腫れた目。泣き明かした顔。けれど、二か月前のあの空虚な目ではない。痛みはある。深く、確かにある。だが、その痛みから逃げるために自分を削ろうとしている顔でもない。
「……結構」
スネイプはそれだけ言った。
あまりに短い返事だった。
だが、口元だけがほんの少し、ほんの少しだけ緩んでいた。本人なら絶対に認めない程度の、僅かな変化。
ハリーはそれを見て、何も言わなかった。
言わなくてよかった。
あの人なりに、十分だった。
ハリーは地下牢を出た。
歩き出す。
足取りはまだ重い。
でももう、どこへ向かうのか自分で分かっていた。
天文塔だった。
階段を上る。
石の冷たさ。
高い場所へ向かうにつれて薄くなる空気。
何もかもが、以前と同じだ。
扉を開く。
春の風が、やわらかくハリーを撫でた。
冬の終わりではない。
もう春だ。
空気には微かな温みがあり、遠くの木々には薄い緑が見える。
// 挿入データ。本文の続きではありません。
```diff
@@ -294,21 +309,28 @@
     if constexpr (S + 1 < 16)
       a[S + 1] = ca[(S + 1) * 64];
   }
+  if constexpr (patch_read)
+    pt[S - 12] = pw[64 * (S - 12)];
   constexpr int j_lo = S - 15 > 0 ? S - 15 : 0, j_hi = S < NT - 1 ? S : NT - 1;
 #pragma unroll
-  for (int j = j_lo; j <= j_hi; j++) {
+  for (int k = 0; k <= j_hi - j_lo; k++) {
+    const int j = FOLD ? j_hi - k : j_lo + k;
+    if (FOLD && S - j == 15) {
+      fi.w = (int)(((u32)fi.w & ~pmask) | (pt[j].x & pmask));
+      fq.w = (int)(((u32)fq.w & ~pmask) | (pt[j].y & pmask));
+    }
     acc[0][j] = __builtin_amdgcn_mfma_scale_f32_32x32x64_f8f6f4(widen(a[S - j]), widen(fi), acc[0][j], 4, 4, 0, SCALE_A, 0, scale_b);
     acc[1][j] = __builtin_amdgcn_mfma_scale_f32_32x32x64_f8f6f4(widen(a[S - j]), widen(fq), acc[1][j], 4, 4, 0, SCALE_A, 0, scale_b);
   }
   if constexpr (more) {
-    __builtin_amdgcn_sched_group_barrier(0x100, S + 1 < 16 ? 5 : 4, 0);
+    __builtin_amdgcn_sched_group_barrier(0x100, (S + 1 < 16 ? 5 : 4) + (patch_read ? 1 : 0), 0);
     __builtin_amdgcn_sched_group_barrier(0x008, 2 * (j_hi - j_lo + 1), 0);
   }
   __builtin_amdgcn_sched_barrier(0);
   fi = fi_next;
   fq = fq_next;
   if constexpr (more)
-    mx_pass_step<S + 1, NT, SCALE_A>(wi, wq, ca, a, fi, fq, acc, scale_b);
+    mx_pass_step<S + 1, NT, SCALE_A, FOLD>(wi, wq, ca, a, fi, fq, acc, scale_b, pw, pmask, pt);
 }
 
 template <int S, int NT>
@@ -388,7 +410,7 @@
   mx_pass2_step<0, NT>(w, ca, a, f, acc);
 }
 
-template <bool AHEAD, int NT, u32 SCALE_A = kScaleA>
+template <bool AHEAD, int NT, u32 SCALE_A = kScaleA, bool FOLD = false>
 __device__ __forceinline__ void mx_pass(const MxShared &sh, int buf, int lane, int q0_tile, v16f (&acc)[2][NT],
                                         u32 scale_b, v4i a_corr, bool with_corr, const u32 *e8_buf = nullptr)
 {
@@ -398,7 +420,16 @@
   lds_cu32 *wq = lds_opaque(e8 + (8 + (n & 7)) * kCopyDwords + 4 * (q0_tile + h) + (n >> 3));
   const v4i *ca = &sh.chips_a[0][h][n];
   v4i a[16];
-  if constexpr (AHEAD) {
+  static_assert(AHEAD || !FOLD, "the in-place walk keeps the extra K step");
+  if constexpr (FOLD) {
+    lds_cv2u *pw = (lds_cv2u *)lds_opaque(&sh.patch[buf][32 * q0_tile + n][0]);
+    const u32 pmask = h && with_corr ? 0x0FF00000u : 0u;
+    v2u pt[NT];
+    v4i fi = lds_frag(wi, 0), fq = lds_frag(wq, 0);
+    a[0] = ca[0];
+    mx_pass_step<0, NT, SCALE_A, true>(wi, wq, ca, a, fi, fq, acc, scale_b, pw, pmask, pt);
+    return;
+  } else if constexpr (AHEAD) {
     v4i fi = lds_frag(wi, 0), fq = lds_frag(wq, 0);
     a[0] = ca[0];
     mx_pass_step<0, NT, SCALE_A>(wi, wq, ca, a, fi, fq, acc, scale_b);
@@ -1068,7 +1099,7 @@
     const u32 *src_t = mx_t + (size_t)set * 1032;
     for (int i = tid; i < 1032; i += kMxThreads)
       sh.chip_t[i] = src_t[i];
-    mx_fill_tables(sh, tid);
+    mx_fill_tables(sh, tid, !MULTI);
     tables_set = set;
   }
   for (int i = tid; i < 8 * 32 * 2 * 32 / 4; i += kMxThreads)
@@ -1078,7 +1109,9 @@
   mx_load_block(sh, block0, prm.if_format, tid);
 
   __syncthreads();
-  const v4i a_corr = v4i{(int)(((sh.chip_t[(lane >> 5 ? 1021 : 1022) + 1] >> (lane & 31)) & 1u) << 1), 0, 0, 0};
+  v4i a_corr = v4i{0, 0, 0, 0};
+  if constexpr (MULTI)
+    a_corr.x = (int)(((sh.chip_t[(lane >> 5 ? 1021 : 1022) + 1] >> (lane & 31)) & 1u) << 1);
   u32 kq[kMxTiles];
 #pragma unroll
   for (int j = 0; j < kMxTiles; j++) {
@@ -1108,15 +1141,13 @@
     if (SPLIT && seg) {
       mx_vector_build_direct(sh, 0, t0s, &sh.e8[0][0][0][0], tid);
       mx_vector_build_direct(sh, 1, t0s, &sh.e8[1][0][0][0], tid);
-      for (int i = tid; i < 2 * 2 * 2 * 128; i += kMxThreads)
-        (&sh.corr[0][0][0][0])[i] = 0;
     } else {
       __syncthreads();
-      mx_vector_phase1(sh, 0, 0, tid_p, kMxThreads);
+      mx_vector_phase1(sh, 0, tid_p, kMxThreads);
       __syncthreads();
       mx_vector_phase2(sh, 0, tid_p, kMxThreads);
       __syncthreads();
-      mx_vector_phase1(sh, 1, 1, tid_p, kMxThreads);
+      mx_vector_phase1(sh, 1, tid_p, kMxThreads);
       __syncthreads();
       mx_vector_phase2(sh, 1, tid_p, kMxThreads);
     }
@@ -1136,7 +1167,7 @@
           int tid_v = tid;
           if constexpr (MULTI)
             asm volatile("" : "+v"(tid_v));
-          mx_vector_build(sh, pbase + p_vec, tid_v);
+          mx_vector_build<!MULTI>(sh, pbase + p_vec, tid_v);
         }
       }
       int lane_s = lane;
@@ -1150,7 +1181,8 @@
           if (p >= 1)
             mx_prefetch_sums<0, 8, S16>(e_wave, zero_recs, lane_s, p - 1, ms_first, pre);
         }
-        mx_pass<!MULTI>(sh, p & 1, lane, q0_tile, acc, p == 1 ? kScaleEight : kScaleOne, a_corr, p >= 2 && (SPLIT || p != 9));
+        mx_pass<!MULTI, kMxTiles, kScaleA, !MULTI>(sh, p & 1, lane, q0_tile, acc, p == 1 ? kScaleEight : kScaleOne, a_corr,
+                                                   p >= 2 && (!MULTI || p != 9));
         if constexpr (SPLIT) {
           if (p == 1 && seg) {
             int lane_d = lane;
@@ -1182,7 +1214,7 @@
           int tid_v = tid;
           if constexpr (MULTI)
             asm volatile("" : "+v"(tid_v));
-          mx_vector_build(sh, pbase + p_vec, tid_v);
+          mx_vector_build<!MULTI>(sh, pbase + p_vec, tid_v);
         }
       }
     }
```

時間は進んでしまったのだと、嫌でも分かる。
ハリーは塔の中央まで歩いた。
そして、ローブの内側からハンカチを取り出す。
白い布。
銀糸の刺繍。
そこにまだ残る、ドラコの微かな香り。
ここに、確かにドラコがいた。
一人でいろいろなものを背負っていた。
マルフォイ家の重圧。
劣等感。
生まれてから一度も安心を知らなかった心。
不器用で、繊細で、面倒くさくて、どうしようもなく愛しかった。
ハリーは風の中で、小さく呟いた。
「僕、君のこと絶対に忘れない」
その言葉は、誓いだった。
もう逃げないという。
苦しくても、思い出ごと抱えて生きるという。
愛していたことを、自分で薄めてしまわないという。
春の風が、また頬を撫でる。
その時、ハリーはふいに気づいた。
たとえいなくなっても。
たとえ二度と声を返さなくても。
残された人がその存在を覚えている限り、その人は完全には消えない。
ドラコはもうこの世界にはいない。
それは変えようがない。
けれど、ハリーの中にはいる。
冷たく見えて奥では怯えていた目として。
面倒くさい嫌味と、隠しきれないやさしさとして。
そして、自分がこんなにも愛していた人として。
永遠に。
それは慰めではない。
喪失が消えるわけでもない。
会えなくなった事実が軽くなるわけでもない。
でも、消えないのだ。
覚えている限り。
愛していたことを、自分で捨てない限り。
ハリーはハンカチを胸へ抱いた。
涙は出なかった。
もう、さっきのようには泣かなかった。
代わりに、胸の奥の痛みのすぐ隣へ、小さな温かさが生まれていた。
それで十分だった。
春の風はやわらかく、長く、ハリーの髪を揺らして通り過ぎた。
まるで、よくやったと言うように。
あるいは、やっと思い出したなと、少し意地悪く笑うように。
ハリーは空を見上げた。
青かった。
あまりにもきれいで、少しだけ腹が立つくらいに。
それでも今は、その空の下で生きていこうと思えた。
ドラコを忘れないまま。
ドラコを愛していた自分ごと、抱えたまま。
そしてその春の高い場所で、ハリーはようやく、失った人と一緒に生きていく最初の一歩を踏み出した。